**Assignment:**
Find all lines with the word "kMaxW" in the material, then copy them.
START Data supplied
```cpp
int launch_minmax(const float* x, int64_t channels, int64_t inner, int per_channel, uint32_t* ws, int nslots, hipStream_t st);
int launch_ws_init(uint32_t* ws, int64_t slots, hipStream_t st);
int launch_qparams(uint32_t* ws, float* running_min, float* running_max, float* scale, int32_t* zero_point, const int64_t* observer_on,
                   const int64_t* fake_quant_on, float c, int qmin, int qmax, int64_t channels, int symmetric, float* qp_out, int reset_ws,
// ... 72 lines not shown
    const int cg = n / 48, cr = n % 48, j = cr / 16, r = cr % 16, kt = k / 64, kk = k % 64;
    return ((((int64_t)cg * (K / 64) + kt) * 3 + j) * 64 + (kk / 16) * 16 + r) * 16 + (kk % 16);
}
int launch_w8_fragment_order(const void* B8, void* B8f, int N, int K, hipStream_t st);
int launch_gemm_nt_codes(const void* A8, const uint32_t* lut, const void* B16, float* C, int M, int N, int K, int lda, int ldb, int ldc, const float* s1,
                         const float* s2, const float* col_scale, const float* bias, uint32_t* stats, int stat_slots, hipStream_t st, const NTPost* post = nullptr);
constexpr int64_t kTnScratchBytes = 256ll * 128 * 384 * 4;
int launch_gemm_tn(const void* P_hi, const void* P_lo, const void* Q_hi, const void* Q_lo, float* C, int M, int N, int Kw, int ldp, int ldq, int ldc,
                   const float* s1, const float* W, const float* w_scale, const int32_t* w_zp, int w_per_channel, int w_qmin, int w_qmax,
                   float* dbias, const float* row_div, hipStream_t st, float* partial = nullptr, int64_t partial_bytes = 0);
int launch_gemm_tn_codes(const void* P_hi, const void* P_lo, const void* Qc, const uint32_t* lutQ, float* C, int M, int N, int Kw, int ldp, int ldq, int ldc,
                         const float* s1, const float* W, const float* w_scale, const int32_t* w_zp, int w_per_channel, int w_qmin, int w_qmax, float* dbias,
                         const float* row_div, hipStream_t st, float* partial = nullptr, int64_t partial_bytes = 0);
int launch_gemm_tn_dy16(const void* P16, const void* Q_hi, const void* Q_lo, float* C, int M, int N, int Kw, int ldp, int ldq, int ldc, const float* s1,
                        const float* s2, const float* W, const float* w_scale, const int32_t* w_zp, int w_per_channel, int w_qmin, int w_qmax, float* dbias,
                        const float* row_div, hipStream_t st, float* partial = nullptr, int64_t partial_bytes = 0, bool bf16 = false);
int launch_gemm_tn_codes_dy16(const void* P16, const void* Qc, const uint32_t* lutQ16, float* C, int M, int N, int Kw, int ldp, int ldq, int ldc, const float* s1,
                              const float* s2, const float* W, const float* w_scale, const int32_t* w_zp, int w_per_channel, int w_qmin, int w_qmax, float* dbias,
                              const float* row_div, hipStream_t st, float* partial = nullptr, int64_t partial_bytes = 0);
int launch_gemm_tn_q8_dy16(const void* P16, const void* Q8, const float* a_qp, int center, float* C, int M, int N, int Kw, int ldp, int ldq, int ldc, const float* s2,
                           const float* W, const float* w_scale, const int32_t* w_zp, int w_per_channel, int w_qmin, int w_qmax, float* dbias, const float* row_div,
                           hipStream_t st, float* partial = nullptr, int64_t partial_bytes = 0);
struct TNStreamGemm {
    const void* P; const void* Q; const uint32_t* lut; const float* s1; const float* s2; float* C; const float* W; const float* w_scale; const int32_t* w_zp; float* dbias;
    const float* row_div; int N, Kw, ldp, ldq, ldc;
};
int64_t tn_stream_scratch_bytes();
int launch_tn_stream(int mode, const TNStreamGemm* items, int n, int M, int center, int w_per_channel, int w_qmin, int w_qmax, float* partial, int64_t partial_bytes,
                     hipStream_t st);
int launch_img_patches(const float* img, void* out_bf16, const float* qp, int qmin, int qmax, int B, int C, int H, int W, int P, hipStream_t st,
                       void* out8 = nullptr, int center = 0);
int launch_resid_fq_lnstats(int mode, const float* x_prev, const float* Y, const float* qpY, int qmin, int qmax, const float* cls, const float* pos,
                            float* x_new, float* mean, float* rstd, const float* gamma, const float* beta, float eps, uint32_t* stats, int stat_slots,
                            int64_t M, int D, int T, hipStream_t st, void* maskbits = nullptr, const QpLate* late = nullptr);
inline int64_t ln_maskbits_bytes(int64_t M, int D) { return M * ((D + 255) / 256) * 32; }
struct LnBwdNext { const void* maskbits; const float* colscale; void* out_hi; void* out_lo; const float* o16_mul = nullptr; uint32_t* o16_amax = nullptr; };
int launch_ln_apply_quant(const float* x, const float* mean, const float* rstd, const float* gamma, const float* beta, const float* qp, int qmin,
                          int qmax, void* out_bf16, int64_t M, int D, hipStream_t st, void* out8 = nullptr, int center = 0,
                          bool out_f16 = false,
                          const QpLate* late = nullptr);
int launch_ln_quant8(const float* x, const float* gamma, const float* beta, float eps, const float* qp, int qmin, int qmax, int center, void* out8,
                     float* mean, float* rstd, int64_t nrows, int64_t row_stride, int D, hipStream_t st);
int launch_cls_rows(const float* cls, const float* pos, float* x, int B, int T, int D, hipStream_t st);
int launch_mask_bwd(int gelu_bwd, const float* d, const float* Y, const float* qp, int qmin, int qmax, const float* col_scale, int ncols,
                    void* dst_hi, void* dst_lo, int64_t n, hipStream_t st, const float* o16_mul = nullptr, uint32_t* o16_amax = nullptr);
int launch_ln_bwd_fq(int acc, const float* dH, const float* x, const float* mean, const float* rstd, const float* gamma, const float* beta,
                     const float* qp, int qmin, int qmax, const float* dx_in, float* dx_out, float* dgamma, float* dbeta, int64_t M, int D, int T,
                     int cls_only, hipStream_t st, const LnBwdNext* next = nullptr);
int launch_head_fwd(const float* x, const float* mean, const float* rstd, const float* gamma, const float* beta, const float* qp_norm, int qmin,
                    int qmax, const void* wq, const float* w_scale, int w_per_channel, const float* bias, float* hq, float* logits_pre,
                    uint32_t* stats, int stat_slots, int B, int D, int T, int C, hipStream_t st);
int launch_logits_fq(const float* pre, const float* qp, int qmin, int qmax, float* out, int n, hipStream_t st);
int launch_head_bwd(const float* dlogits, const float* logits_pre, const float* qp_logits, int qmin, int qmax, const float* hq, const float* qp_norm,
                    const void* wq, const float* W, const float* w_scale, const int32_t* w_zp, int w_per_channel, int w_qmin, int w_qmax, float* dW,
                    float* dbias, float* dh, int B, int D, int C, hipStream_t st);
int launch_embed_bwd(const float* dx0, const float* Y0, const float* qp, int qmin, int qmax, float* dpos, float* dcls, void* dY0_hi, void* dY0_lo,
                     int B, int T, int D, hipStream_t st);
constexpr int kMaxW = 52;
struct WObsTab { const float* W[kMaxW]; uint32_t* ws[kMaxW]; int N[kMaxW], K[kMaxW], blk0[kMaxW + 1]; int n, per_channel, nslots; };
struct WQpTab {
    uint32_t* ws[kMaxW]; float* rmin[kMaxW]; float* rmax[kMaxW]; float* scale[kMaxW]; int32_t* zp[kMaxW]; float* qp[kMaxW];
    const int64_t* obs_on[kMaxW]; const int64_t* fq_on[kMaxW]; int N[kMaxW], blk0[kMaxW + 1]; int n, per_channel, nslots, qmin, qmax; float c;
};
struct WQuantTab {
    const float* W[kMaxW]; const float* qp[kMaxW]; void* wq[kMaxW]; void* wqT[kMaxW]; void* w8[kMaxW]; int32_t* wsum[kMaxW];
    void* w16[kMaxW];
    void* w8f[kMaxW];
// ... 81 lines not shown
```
END Data supplied
**Answer to this problem:**
constexpr int kMaxW = 52;
struct WObsTab { const float* W[kMaxW]; uint32_t* ws[kMaxW]; int N[kMaxW], K[kMaxW], blk0[kMaxW + 1]; int n, per_channel, nslots; };
    uint32_t* ws[kMaxW]; float* rmin[kMaxW]; float* rmax[kMaxW]; float* scale[kMaxW]; int32_t* zp[kMaxW]; float* qp[kMaxW];
    const int64_t* obs_on[kMaxW]; const int64_t* fq_on[kMaxW]; int N[kMaxW], blk0[kMaxW + 1]; int n, per_channel, nslots, qmin, qmax; float c;
    const float* W[kMaxW]; const float* qp[kMaxW]; void* wq[kMaxW]; void* wqT[kMaxW]; void* w8[kMaxW]; int32_t* wsum[kMaxW];
    void* w16[kMaxW];
    void* w8f[kMaxW];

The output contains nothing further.